In the records below, count every line containing "cgrid". Reply with the number only.

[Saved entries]
= = = =

bool lds_dma(const AttnParams& p, int dtype, int D) {
    return dtype == GF_BF16 && D == 64 && kvdma_ok(p.Nk, p.skn) && kvdma_ok(p.Nk, p.svn);
}
int launch_fwd(const AttnParams& p, hipStream_t st, int dtype, int D) {
    return lds_dma(p, dtype, D) ? launch_fwd3_bf16(p, st) : launch_fwd_generic(p, st, dtype, D);
}
int launch_bwd(const AttnParams& p, hipStream_t st, int dtype, int D) {
    if (dtype != GF_BF16 || D != 64) return launch_bwd_generic(p, st, dtype, D);
    if (int e = lds_dma(p, dtype, D) ? launch_dq3_bf16(p, st) : launch_dq_generic(p, st, dtype, D)) return e;
    return launch_dkv_bf16(p, st);
}

}

extern "C" int gf_attn_fwd(const void* q, const void* k, const void* v, void* o, float* lse,
                           int B, int H, int Nq, int Nk, int D,
                           const int64_t* q_strides, const int64_t* k_strides,
                           const int64_t* v_strides, const int64_t* o_strides,
                           float scale, int dtype, void* stream) {
    return gf_attn_fwd_ex(q, k, v, o, lse, B, H, Nq, Nk, D, q_strides, k_strides, v_strides, o_strides, scale, dtype, 0, nullptr, stream);
}
extern "C" int gf_attn_fwd_ex(const void* q, const void* k, const void* v, void* o, float* lse,
                              int B, int H, int Nq, int Nk, int D,
                              const int64_t* q_strides, const int64_t* k_strides,
                              const int64_t* v_strides, const int64_t* o_strides,
                              float scale, int dtype, int flags, float* o32, void* stream) {
    AttnParams p;
    if (int e = attn_params(p, q, k, v, o, lse, B, H, Nq, Nk, D, q_strides, k_strides, v_strides, o_strides, scale, dtype,
                            flags, GF_ATTN_SPLIT, false))
        return e;
    p.o32 = (p.flags & GF_ATTN_SPLIT) ? o32 : nullptr;
    return launch_fwd(p, gf_stream(stream), dtype, D);
}

extern "C" int gf_attn_bwd(const void* q, const void* k, const void* v, const void* o,
                           const void* dout, const float* lse, float* delta,
                           void* dq, void* dk, void* dv,
                           int B, int H, int Nq, int Nk, int D,
                           const int64_t* q_strides, const int64_t* k_strides,
                           const int64_t* v_strides, const int64_t* o_strides,
                           const int64_t* do_strides, const int64_t* dq_strides,
                           const int64_t* dk_strides, const int64_t* dv_strides,
                           float scale, int dtype, void* stream) {
    return gf_attn_bwd_acc(q, k, v, o, dout, lse, delta, dq, dk, dv, B, H, Nq, Nk, D, q_strides, k_strides, v_strides, o_strides,
                           do_strides, dq_strides, dk_strides, dv_strides, scale, dtype, 0, stream);
}
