irec_status irec_beam_encode_ex(irec_context *ctx, const irec_params *p, int64_t n_blocks, const int64_t *block_base,
                                const int32_t *block_pos, const int32_t *block_dim, int32_t max_block_dim,
                                const int32_t *perm, const float *q_loc, const float *q_scale, const float *p_loc,
                                const float *p_scale, int64_t seed, int32_t max_K, int32_t *out_K, int32_t *out_indices,
                                float *out_sample, float *out_margin, void *workspace, size_t workspace_bytes, void *hip_stream) {
  if (!ctx) return fail(IREC_E_INVALID, "irec_beam_encode: null context");
  if (irec_status s = check_params(p)) return s;
  if (((p->flags & IREC_FLAG_MARGINS) != 0) != (out_margin != nullptr))
    return fail(IREC_E_INVALID, "irec_beam_encode_ex: out_margin and IREC_FLAG_MARGINS go together (the flag sizes the workspace)");
  irec_params pm = *p;
  if (out_margin) { pm.flags |= IREC_FLAG_NO_SPLIT; p = &pm; }
  if (n_blocks < 0) return fail(IREC_E_INVALID, "irec_beam_encode: n_blocks < 0");
  if (n_blocks > 0x7FFF0000ll) return fail(IREC_E_INVALID, "irec_beam_encode: more than 2^31 - 65536 blocks in one call");
  if (n_blocks == 0) return IREC_OK;
  if (!block_base || !block_pos || !block_dim || !q_loc || !q_scale || !p_loc || !p_scale || !out_K || !out_sample)
    return fail(IREC_E_INVALID, "irec_beam_encode: null pointer argument");
  if (max_K < 0 || max_K > IREC_MAX_PARTITIONS) return fail(IREC_E_INVALID, "irec_beam_encode: max_K %d out of range", max_K);
  if (max_K > 0 && !out_indices) return fail(IREC_E_INVALID, "irec_beam_encode: null out_indices");
  if (max_block_dim < 1 || max_block_dim > (1 << 22)) return fail(IREC_E_INVALID, "irec_beam_encode: max_block_dim %d out of range", max_block_dim);
  Plan pl = make_plan(ctx, p, max_block_dim, max_K);
  size_t need = plan_ws_bytes(pl);
  if (workspace && workspace_bytes < need && pl.chunk && !out_margin) {
    const int teams = std::max(std::max(1, irec::chunk_teams(p->n_beams, p->n_samples)), std::max(1, irec::chunk_gang_teams(p->n_beams, p->n_samples)));
    const size_t fixed = irec::WS_HEAD_BYTES + pl.tab_bytes + pl.gang_bytes;
    const size_t fit = workspace_bytes > fixed ? (workspace_bytes - fixed) / pl.ws_per_wg : 0;
    if (fit >= (size_t)teams) { pl.grid_cap = (int)std::min<size_t>((size_t)pl.grid_cap, fit / teams * teams); need = plan_ws_bytes(pl); }
  }
  if (!workspace || workspace_bytes < need)
    return fail(IREC_E_WORKSPACE, "irec_beam_encode: workspace %zu bytes < required %zu", workspace_bytes, need);
  const int mshape = out_margin ? margin_team_shape(ctx, pl, p, n_blocks) : -1;
  if (out_margin && mshape < 0) { pl.table = false; pl.team = false; pl.lone = false; pl.chunk = false; pl.fast = false; pl.team_only = false; pl.n_tab = 0; pl.K_tab = 0; }
  pl.team = mshape >= 0 ? true : team_for_call(ctx, pl, p, n_blocks);
  if (((uintptr_t)workspace & 255) != 0) return fail(IREC_E_WORKSPACE, "irec_beam_encode: workspace must be 256-byte aligned");
  IREC_ON_DEVICE(ctx->device);
  hipStream_t st = (hipStream_t)hip_stream;
  irec::EncArgs A{};
  A.block_base = block_base; A.block_pos = block_pos; A.block_dim = block_dim; A.perm = perm;
  A.q_loc = q_loc; A.q_scale = q_scale; A.p_loc = p_loc; A.p_scale = p_scale;
  A.n_blocks = n_blocks; A.seed = seed;
  A.omega = p->kl_per_partition; A.S = p->n_samples; A.B = p->n_beams; A.max_K = max_K;
  A.K_limit = ctx->n_rho;
  A.out_K = out_K; A.out_indices = out_indices; A.out_sample = out_sample;
  A.lut = ctx->d_lut; A.lut2 = ctx->d_lut2; A.dlog4r = ctx->d_dlog4r; A.rho = ctx->d_rho;
  A.counter = (unsigned int *)workspace;
  A.xcd_counter = (unsigned int *)workspace + irec::WS_XCD_WORD;
  A.defer_count = (unsigned int *)workspace + 1;
  if (mshape >= 0) pl.shape = mshape;
  else if (pl.team) pl.shape = shape_for_call(ctx, pl, p, n_blocks);
  A.K_tab = pl.K_tab; A.deferred_pass = 0; A.shape_override = pl.shape; A.no_ten = (p->flags & IREC_FLAG_NO_TEN) ? 1 : 0;
  A.coop_W = 1; A.coop_err = (unsigned int *)workspace + 3; A.coop_arrive = (unsigned int *)workspace + 64;
  A.coop_xch = (uint32_t *)((char *)workspace + irec::WS_COUNTER_BYTES);
  A.ws = (char *)workspace + irec::WS_HEAD_BYTES + pl.tab_bytes;
  A.ws_per_wg = pl.ws_per_wg;
  A.max_dim_pad = pl.dpad;
  A.out_margin = out_margin;
  irec::TableStamps stamps{};
  if (pl.table)
    for (int q = 0; q < pl.n_tab; ++q) {
      uint32_t *w = stamps.w[q];
      w[0] = 0x7ab1e000u | ((pl.team || pl.chunk) ? 1u : 2u);
      w[1] = (uint32_t)(uint64_t)seed; w[2] = (uint32_t)((uint64_t)seed >> 32);
      w[3] = (uint32_t)p->n_samples; w[4] = (uint32_t)pl.tab_dim[q]; w[5] = (uint32_t)pl.K_tab;
      w[6] = (uint32_t)pl.tab_off[q];
      w[7] = ~(w[1] ^ w[2] ^ w[3] ^ w[4] ^ w[5] ^ w[6]);
    }
  stamps.reuse = (p->flags & IREC_FLAG_REUSE_TABLES) ? 1 : 0;
  const CallDetail cd = call_detail(ctx, pl, p, n_blocks, max_block_dim, out_margin != nullptr);
  const int split_blocks = cd.split_blocks;
  if (cd.placed) A.row_cost = (const uint32_t *)((char *)workspace + irec::WS_COUNTER_BYTES + irec::WS_XCH_BYTES);
  int grid = (int)std::min<int64_t>(n_blocks, pl.one_grid_cap);
  A.dbg = nullptr;
#ifdef IREC_HOST_STAMPS
  A.dbg = ctx->d_dbg;
  if (ctx->d_dbg) HIP_TRY(hipMemsetAsync(ctx->d_dbg, 0, 4096 * 16 * sizeof(unsigned long long), st));
#endif
  irec::PrepArgs P{};
  P.head = (uint32_t *)workspace; P.ts = stamps;
  P.n_granule = irec::IREC_COOP_GRANULES_ON && split_blocks > 0 ? std::min(split_blocks, irec::COOP_MAX_BLOCKS) : 0;
  P.n_cost = A.row_cost ? (int32_t)n_blocks : 0;
  P.cost = const_cast<uint32_t *>(A.row_cost);
  P.seed = seed; P.S = p->n_samples; P.K_tab = pl.K_tab; P.dlog4r = ctx->d_dlog4r;
  A.ws_head = (uint32_t *)workspace;
  for (int q = 0; q < 4; ++q) { A.tab[q] = nullptr; A.tab_dim[q] = -1; }
  if (pl.table) {
    for (int q = 0; q < pl.n_tab; ++q) {
      uint16_t *tab = (uint16_t *)((char *)workspace + irec::WS_HEAD_BYTES + pl.tab_off[q]);
      A.tab[q] = tab; A.tab_dim[q] = pl.tab_dim[q];
      P.jobs.tab[q] = tab; P.jobs.keep[q] = nullptr;
    }
    if (pl.n_tab > 0 && !(p->flags & IREC_FLAG_TABLES_PRESENT)) {
      P.table_kind = (pl.team || pl.chunk) ? 1 : 2;
      P.n_table_wgs = (int32_t)irec::prep_table_wgs(P.table_kind, p->n_samples, pl.K_tab, pl.n_tab, pl.tab_dim, &P.jobs);
    }
  }
  HIP_TRY(irec::launch_prep(P, A, st));
  if (pl.table) {
    auto deferred_pass = [&]() -> irec_status {
      if (pl.K_tab >= max_K) return IREC_OK;
      irec::EncArgs A2 = A;
      A2.deferred_pass = 1; A2.coop_W = 1;
      A2.counter = (unsigned int *)workspace + 2;
      for (int q = 0; q < 4; ++q) { A2.tab[q] = nullptr; A2.tab_dim[q] = -1; }
      if (out_margin) HIP_TRY(irec::launch_encode_generic(A2, (int)std::min<int64_t>(n_blocks, std::min(pl.grid_cap, 2 * (ctx->n_cu > 0 ? ctx->n_cu : 256))), st));
      else if (pl.team_only || pl.chunk) HIP_TRY(irec::launch_encode_generic(A2, (int)std::min<int64_t>(n_blocks, pl.fast_grid_cap), st));
      else HIP_TRY(irec::launch_encode_fast(A2, false, (int)std::min<int64_t>(n_blocks, pl.fast_grid_cap), st));
      return IREC_OK;
    };
    if (pl.chunk) {
      const int cgrid = cd.grid;
      if (cd.W >= 2) {
        A.coop_W = cd.W; A.gang_chunks = cd.gang_chunks;
        A.gang_xch = (char *)workspace + irec::WS_HEAD_BYTES + pl.tab_bytes + (size_t)pl.grid_cap * pl.ws_per_wg;
        A.gang_stride = pl.gang_stride;
        A.coop_test_orphan = (p->flags & IREC_FLAG_TEST_SPLIT_ORPHAN) ? 1 : 0;
      }
      HIP_TRY(irec::launch_encode_chunk(A, cgrid, st));
    } else if (pl.team && pl.lone) {
      HIP_TRY(irec::launch_encode_lone(A, cd.grid, st));
      if (irec_status s2 = deferred_pass()) return s2;
#ifdef IREC_HOST_STAMPS
      if (ctx->d_dbg) {
        const int lgrid = batch_grid(n_blocks, ctx->n_cu > 0 ? ctx->n_cu : 256), nwv = irec::lone_waves();
        std::vector<unsigned long long> h((size_t)lgrid * nwv * 16);
        HIP_TRY(hipStreamSynchronize(st));
        HIP_TRY(hipMemcpy(h.data(), ctx->d_dbg, h.size() * sizeof(unsigned long long), hipMemcpyDeviceToHost));
        static const char *nm[6] = {"prologue (fetch, KL)", "step constants", "scoring", "selection", "update", "epilogue"};
        double sum[6] = {0}, tot = 0;
        for (size_t w = 0; w < (size_t)lgrid * nwv; ++w) for (int k = 0; k < 6; ++k) { sum[k] += (double)h[w * 16 + k]; tot += (double)h[w * 16 + k]; }
        fprintf(stderr, "[irec lone stamps] share of wave time:\n");
        for (int k = 0; k < 6; ++k) fprintf(stderr, "  %-22s %5.1f%%\n", nm[k], 100 * sum[k] / tot);
        fprintf(stderr, "  cycles per wave: %.0f\n", tot / (lgrid * nwv));
        return IREC_OK;
      }
#endif
    } else if (pl.team) {
      const int tgrid = cd.grid;
#ifdef IREC_HOST_STAMPS
      const int n_teams = cd.teams;
#endif
      if (cd.W >= 2) {
        A.coop_W = cd.W; A.tsplit_first = cd.share_first;
        A.coop_test_orphan = (p->flags & IREC_FLAG_TEST_SPLIT_ORPHAN) ? 1 : 0;
      }
      if (out_margin) HIP_TRY(irec::launch_encode_team_margin(A, tgrid, st));
      else HIP_TRY(irec::launch_encode_team(A, tgrid, st));
#ifndef IREC_HOST_STAMPS
      if (irec_status s2 = deferred_pass()) return s2;
#else
      if (!ctx->d_dbg) { if (irec_status s2 = deferred_pass()) return s2; }
      if (ctx->d_dbg) {
        const bool ten_call = !cd.W && !out_margin && !(p->flags & IREC_FLAG_NO_TEN) && irec::team_ten_teams(p->n_beams, p->n_samples, pl.shape) != 0;
        const int nwv = ten_call ? 4 * n_teams : irec::team_waves_for(p->n_beams, p->n_samples, pl.shape);
        std::vector<unsigned long long> h((size_t)tgrid * nwv * 16);
        HIP_TRY(hipStreamSynchronize(st));
        HIP_TRY(hipMemcpy(h.data(), ctx->d_dbg, h.size() * sizeof(unsigned long long), hipMemcpyDeviceToHost));
        static const char *nm[12] = {"fetch", "prologue", "scoring", "wait-score", "combine", "select", "update-tail", "wait-update", "epilogue",
                                     "upd:sel+issue+consts", "upd:batches", "-"};
        const int nwt = nwv / n_teams;
        double w0[12] = {0}, wo[12] = {0}, t0 = 0, to = 0;
        int n0 = 0, no = 0;
        for (int w = 0; w < tgrid * nwv; ++w) {
          if (h[(size_t)w * 16 + 1] == 0ull) continue;
          if ((w % nwt) == 0) ++n0; else ++no;
          for (int k = 0; k < 12; ++k) { const double v = (double)h[(size_t)w * 16 + k]; if ((w % nwt) == 0) { w0[k] += v; t0 += v; } else { wo[k] += v; to += v; } }
        }
        fprintf(stderr, "[irec team stamps] %d of %d teams coded blocks; share of wave time (cycles per wave), wave 0 of a team | the others:\n", n0, tgrid * n_teams);
        t0 -= w0[11]; to -= wo[11];
        for (int k = 0; k < 11; ++k) fprintf(stderr, "  %-20s %5.1f%% (%8.0f) | %5.1f%% (%8.0f)\n", nm[k], 100 * w0[k] / t0, w0[k] / (n0 ? n0 : 1), 100 * wo[k] / to, wo[k] / (no ? no : 1));
        fprintf(stderr, "  cycles per wave: %.0f | %.0f;  block-steps per wave: %.2f;  cycles per block-step: %.0f\n", t0 / (n0 ? n0 : 1), to / (no ? no : 1),
                w0[11] / (n0 ? n0 : 1), w0[11] > 0 ? t0 / w0[11] : 0.0);
        {
          double life_max = 0, life_sum = 0, life_min = 1e300;
          int nlife = 0;
          for (int w = 0; w < tgrid * nwv; ++w) {
            const double v = (double)h[(size_t)w * 16 + 12];
            if (v <= 0) continue;
            life_max = std::max(life_max, v); life_min = std::min(life_min, v); life_sum += v; ++nlife;
          }
          if (nlife) fprintf(stderr, "  idle tail: %.1f%% of the grid's wave-time lies behind a wave's exit (first exit at %.1f%% of the longest lifetime)\n",
                             100.0 * (1.0 - life_sum / (nlife * life_max)), 100.0 * life_min / life_max);
        }
        if (h[13]) fprintf(stderr, "  shader clock of workgroup 0, wave 0: %.0f MHz over %.3f ms (s_memtime / s_memrealtime)\n",
                           100.0 * (double)h[12] / (double)h[13], (double)h[13] / 1e5);
        return IREC_OK;
      }
#endif
    } else {
      const int W = cd.W;
      A.coop_beams = cd.coop_beams;
      if (W >= 2) {
        A.coop_W = W;
        A.coop_test_orphan = (p->flags & IREC_FLAG_TEST_SPLIT_ORPHAN) ? 1 : 0;
        HIP_TRY(irec::launch_encode_fast(A, true, cd.grid, st));
#ifdef IREC_HOST_STAMPS
        if (ctx->d_dbg) grid = cd.grid;
#endif
      } else HIP_TRY(irec::launch_encode_fast(A, true, grid, st));
      if (irec_status s2 = deferred_pass()) return s2;
    }
  } else if (pl.fast) {
    HIP_TRY(irec::launch_encode_fast(A, false, grid, st));
  } else {
    if (out_margin) grid = (int)std::min<int64_t>(n_blocks, std::min(pl.grid_cap, 2 * (ctx->n_cu > 0 ? ctx->n_cu : 256)));
    HIP_TRY(irec::launch_encode_generic(A, grid, st));
  }
#ifdef IREC_HOST_STAMPS
  if (ctx->d_dbg) {
    std::vector<unsigned long long> h((size_t)grid * 16);
    HIP_TRY(hipStreamSynchronize(st));
    HIP_TRY(hipMemcpy(h.data(), ctx->d_dbg, h.size() * sizeof(unsigned long long), hipMemcpyDeviceToHost));
    double sum[16] = {0};
    for (int w = 0; w < grid; ++w) for (int k = 0; k < 16; ++k) sum[k] += (double)h[(size_t)w * 16 + k];
    const double tot = sum[0] + sum[1] + sum[2] + sum[3];
    {
      int zero = 0; unsigned long long t0 = ~0ull, late = 0;
      for (int w = 0; w < grid; ++w) { if (h[(size_t)w * 16 + 4] == 0) ++zero; else if (h[(size_t)w * 16 + 5] < t0) t0 = h[(size_t)w * 16 + 5]; }
      for (int w = 0; w < grid; ++w) if (h[(size_t)w * 16 + 4] && h[(size_t)w * 16 + 5] - t0 > 100000ull) ++late;
      fprintf(stderr, "[irec stamps] census: %d of %d workgroups coded no block, %llu started > 1 ms after the first\n", zero, grid, late);
    }
    fprintf(stderr, "[irec stamps] top-B detail cycles/WG: combine %.0f, wait-for-keys barrier %.0f, wave-0 select %.0f, closing barrier %.0f\n",
            sum[11] / grid, sum[8] / grid, sum[9] / grid, sum[10] / grid);
    if (sum[12] + sum[13] + sum[14] > 0)
      fprintf(stderr, "[irec stamps] split exchange cycles/WG: publish %.0f, wait for partners %.0f, read back %.0f\n",
              sum[12] / grid, sum[13] / grid, sum[14] / grid);
    fprintf(stderr, "[irec stamps] waves/workgroup %d, LDS %zu B\n",
            irec::fast_waves_for(p->n_beams, p->n_samples, pl.table), irec::fast_lds_for(p->n_beams, p->n_samples, pl.table));
    fprintf(stderr, "[irec stamps] %s grid=%d cycles/WG: prologue %.0f (%.1f%%) scoring %.0f (%.1f%%) select %.0f (%.1f%%) update %.0f (%.1f%%)\n",
            pl.table ? "table" : pl.fast ? "fused" : "generic", grid, sum[0] / grid, 100 * sum[0] / tot, sum[1] / grid,
            100 * sum[1] / tot, sum[2] / grid, 100 * sum[2] / tot, sum[3] / grid, 100 * sum[3] / tot);
  }
#endif
  return IREC_OK;
}
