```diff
diff --git a/pose2room_amd/p2rnet/modules/stgcn.py b/pose2room_amd/p2rnet/modules/stgcn.py
--- a/pose2room_amd/p2rnet/modules/stgcn.py
+++ b/pose2room_amd/p2rnet/modules/stgcn.py
@@ -129,17 +129,31 @@
         x = self.embed(input_joints)
         blocks = self.st_gcn_networks
         tables = blocks[0].gcn.tables
+        seam = None
         if tables is not None and tables.gen2 and all(b.chainable(x, self.A) for b in blocks):
+            from .. import seed_op
             from ..gcn_op import prepare_chain
+            from .stgcn_layers import _iden
+            last = blocks[-1]
+            w_joint = self.conv_joint.weight.squeeze(-1)
+            defer = (self.n_seeds < n_frames and last.residual is _iden and last.tcn[3].training and x.requires_grad
+                     and seed_op.seed_seam_supported(x, x, seed_inds, w_joint))
             for gcn, prep in zip(blocks, prepare_chain(blocks, self.A, self.edge_importance, tables, frames=x.shape[2])):
-                x, _ = gcn(x, prep.Aeff, prepared=prep)
+                if defer and gcn is last:
+                    seam, _ = gcn(x, prep.Aeff, prepared=prep, defer_out=True)
+                else:
+                    x, _ = gcn(x, prep.Aeff, prepared=prep)
         else:
             for gcn, importance in zip(blocks, self.edge_importance):
                 x, _ = gcn(x, self.A * importance)
 
         seed_skeleton = torch.gather(
             input_joints, 1, seed_inds[:, :, None, None].expand(n_batch, self.n_seeds, n_joints, n_dim))
-        if self.n_seeds < n_frames:
+        if seam is not None:
+            u, ustats, res = seam
+            seed_features = seed_op.seed_seam(u, blocks[-1].tcn[3], res, ustats, seed_inds, w_joint,
+                                              self.conv_joint.bias)
+        elif self.n_seeds < n_frames:
             from .. import seed_op
             if seed_op.seed_rows_supported(x, seed_inds):
                 rows = seed_op.seed_rows(x, seed_inds)
diff --git a/pose2room_amd/p2rnet/modules/stgcn_layers.py b/pose2room_amd/p2rnet/modules/stgcn_layers.py
--- a/pose2room_amd/p2rnet/modules/stgcn_layers.py
+++ b/pose2room_amd/p2rnet/modules/stgcn_layers.py
@@ -154,17 +154,17 @@
                 and gcn_op.supported(x, self.gcn.conv.weight, A) and bn_op.supported(x, self.tcn[0])
                 and tconv_op.supported(x, self.tcn[0], self.tcn[2]))
 
-    def forward(self, x, A, prepared=None):
+    def forward(self, x, A, prepared=None, defer_out=False):
         res = self.residual(x)
         if self.fused_bn and x.is_cuda and self.tcn[4].p == 0:
             from .. import bn_op, gcn_op, tconv_op
             chain = self.chainable(x, A)
-            assert chain or prepared is None
+            assert chain or (prepared is None and not defer_out)
             lazy = False
             if chain:
                 if self.residual is _iden and x.requires_grad:
                     in_link = getattr(x, '_p2r_bn_link', None) if self.chain_input else None
-                    lazy = self.lazy_residual_grad and self.tcn[3].training
+                    lazy = self.lazy_residual_grad and self.tcn[3].training and not defer_out
                     (z, zstats, res), A = self.gcn(x, A, want_stats=True, with_residual=True, bn_link=in_link,
                                                    prepared=prepared, lazy_res=lazy)
                 else:
@@ -172,6 +172,9 @@
                 wp = (prepared.tcn_wp_f, prepared.tcn_wp_b) if prepared is not None and z.shape[3] == 53 else None
                 u, ustats = tconv_op.bn_relu_tconv(z, self.tcn[0], self.tcn[2], stats=zstats, want_stats=True, wp=wp)
                 res_t = res if torch.is_tensor(res) else None
+                if defer_out:
+                    assert res_t is not None
+                    return (u, ustats, res_t), A
                 return bn_op.fused_bn_act(u, self.tcn[3], res_t, relu=True, stats=ustats, link=bn_op.BNLink(),
                                           lazy_res=lazy), A
             x, A = self.gcn(x, A)
diff --git a/pose2room_amd/p2rnet/seed_op.py b/pose2room_amd/p2rnet/seed_op.py
--- a/pose2room_amd/p2rnet/seed_op.py
+++ b/pose2room_amd/p2rnet/seed_op.py
@@ -55,6 +55,74 @@
     return _SeedRows.apply(x, seed_inds)
 
 
+class _SeedSeam(Function):
+
+    @staticmethod
+    def forward(ctx, u, bn_weight, bn_bias, res, fin, seed_inds, weight, bias):
+        from . import math_mode
+        u, res = u.contiguous(), res.contiguous()
+        inds = seed_inds.long().contiguous()
+        B, C, T, J = u.shape
+        S = inds.shape[1]
+        rows = torch.empty((B * S, C * J), dtype=torch.float32, device=u.device)
+        with torch.cuda.device(u.device):
+            _lib.check(_lib.lib().p2r_seam_rows(B, C, T, J, S, _lib.ptr(u), _lib.ptr(res), _lib.ptr(fin[2]),
+                                                _lib.ptr(fin[3]), _lib.ptr(inds), _lib.ptr(rows),
+                                                _lib.current_stream(u.device)), "seam_rows")
+        out = torch.addmm(bias, rows, weight.t()) if bias is not None else rows @ weight.t()
+        ctx.save_for_backward(u, rows, fin, inds, weight)
+        ctx.dims = (B, C, T, J, S)
+        ctx.split = math_mode.split16()
+        ctx.has_bias = bias is not None
+        return out.view(B, S, -1)
+
+    @staticmethod
+    def backward(ctx, dout):
+        from . import bn_op, math_mode
+        u, rows, fin, inds, weight = ctx.saved_tensors
+        B, C, T, J, S = ctx.dims
+        dev = u.device
+        lib = _lib.lib()
+        d2 = dout.reshape(B * S, -1).contiguous()
+        dW = (rows.t() @ d2).t() if ctx.needs_input_grad[6] else None
+        dbias = d2.sum(0) if (ctx.has_bias and ctx.needs_input_grad[7]) else None
+        g = d2 @ weight
+        part = torch.empty((B * lib.p2r_seam_sum_groups(S), C, 2), dtype=torch.float32, device=dev)
+        with torch.cuda.device(dev):
+            st = _lib.current_stream(dev)
+            _lib.check(lib.p2r_seam_bwd_sums(B, C, T, J, S, _lib.ptr(g), _lib.ptr(rows), _lib.ptr(u), _lib.ptr(inds),
+                                             _lib.ptr(fin[0]), _lib.ptr(fin[1]), _lib.ptr(part), st), "seam_bwd_sums")
+        tot = bn_op.bwd_finalize(part, B * T * J)
+        dz = torch.empty_like(u)
+        dres = torch.empty_like(u) if ctx.needs_input_grad[3] else None
+        word = math_mode.new_word(dev) if ctx.split else None
+        with torch.cuda.device(dev):
+            _lib.check(lib.p2r_seam_bwd_apply(B, C, T, J, S, _lib.ptr(g), _lib.ptr(u), _lib.ptr(inds), _lib.ptr(fin[0]),
+                                              _lib.ptr(fin[1]), _lib.ptr(fin[2]), _lib.ptr(tot[2]), _lib.ptr(tot[3]),
+                                              _lib.ptr(dz), _lib.ptr(dres), _lib.ptr(word), st), "seam_bwd_apply")
+        if word is not None:
+            math_mode.announce(dz, word)
+        return dz, tot[1], tot[0], dres, None, None, dW, dbias
+
+
+def seed_seam_supported(u, res, seed_inds, weight):
+    return (u.is_cuda and u.dtype == torch.float32 and u.dim() == 4 and torch.is_tensor(res) and res.shape == u.shape
+            and res.dtype == torch.float32 and u.shape[1] * u.shape[3] <= 4096 and u.shape[3] <= 64
+            and u.shape[2] % 8 == 0 and u.numel() // max(u.shape[0], 1) < 2 ** 31
+            and seed_inds.is_cuda and seed_inds.dim() == 2 and seed_inds.shape[0] == u.shape[0]
+            and 0 < seed_inds.shape[1] and seed_inds.shape[1] * u.shape[1] * u.shape[3] < 2 ** 31
+            and seed_inds.dtype in (torch.int64, torch.int32)
+            and weight.dim() == 2 and weight.shape[1] == u.shape[1] * u.shape[3] and weight.dtype == torch.float32)
+
+
+def seed_seam(u, bn, res, stats, seed_inds, weight, bias):
+    from . import bn_op
+    fin = bn_op.finalize(stats, u.numel() // u.shape[1], bn)
+    if bn_op.GATE_HOOK is not None:
+        bn_op.GATE_HOOK(bn, u, fin[2], fin[3], res)
+    return _SeedSeam.apply(u, bn.weight, bn.bias, res, fin, seed_inds, weight, bias)
+
+
 class _MeanLast(Function):
 
     @staticmethod
```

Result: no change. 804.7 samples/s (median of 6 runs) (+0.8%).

= = = =

= Response to this task =
2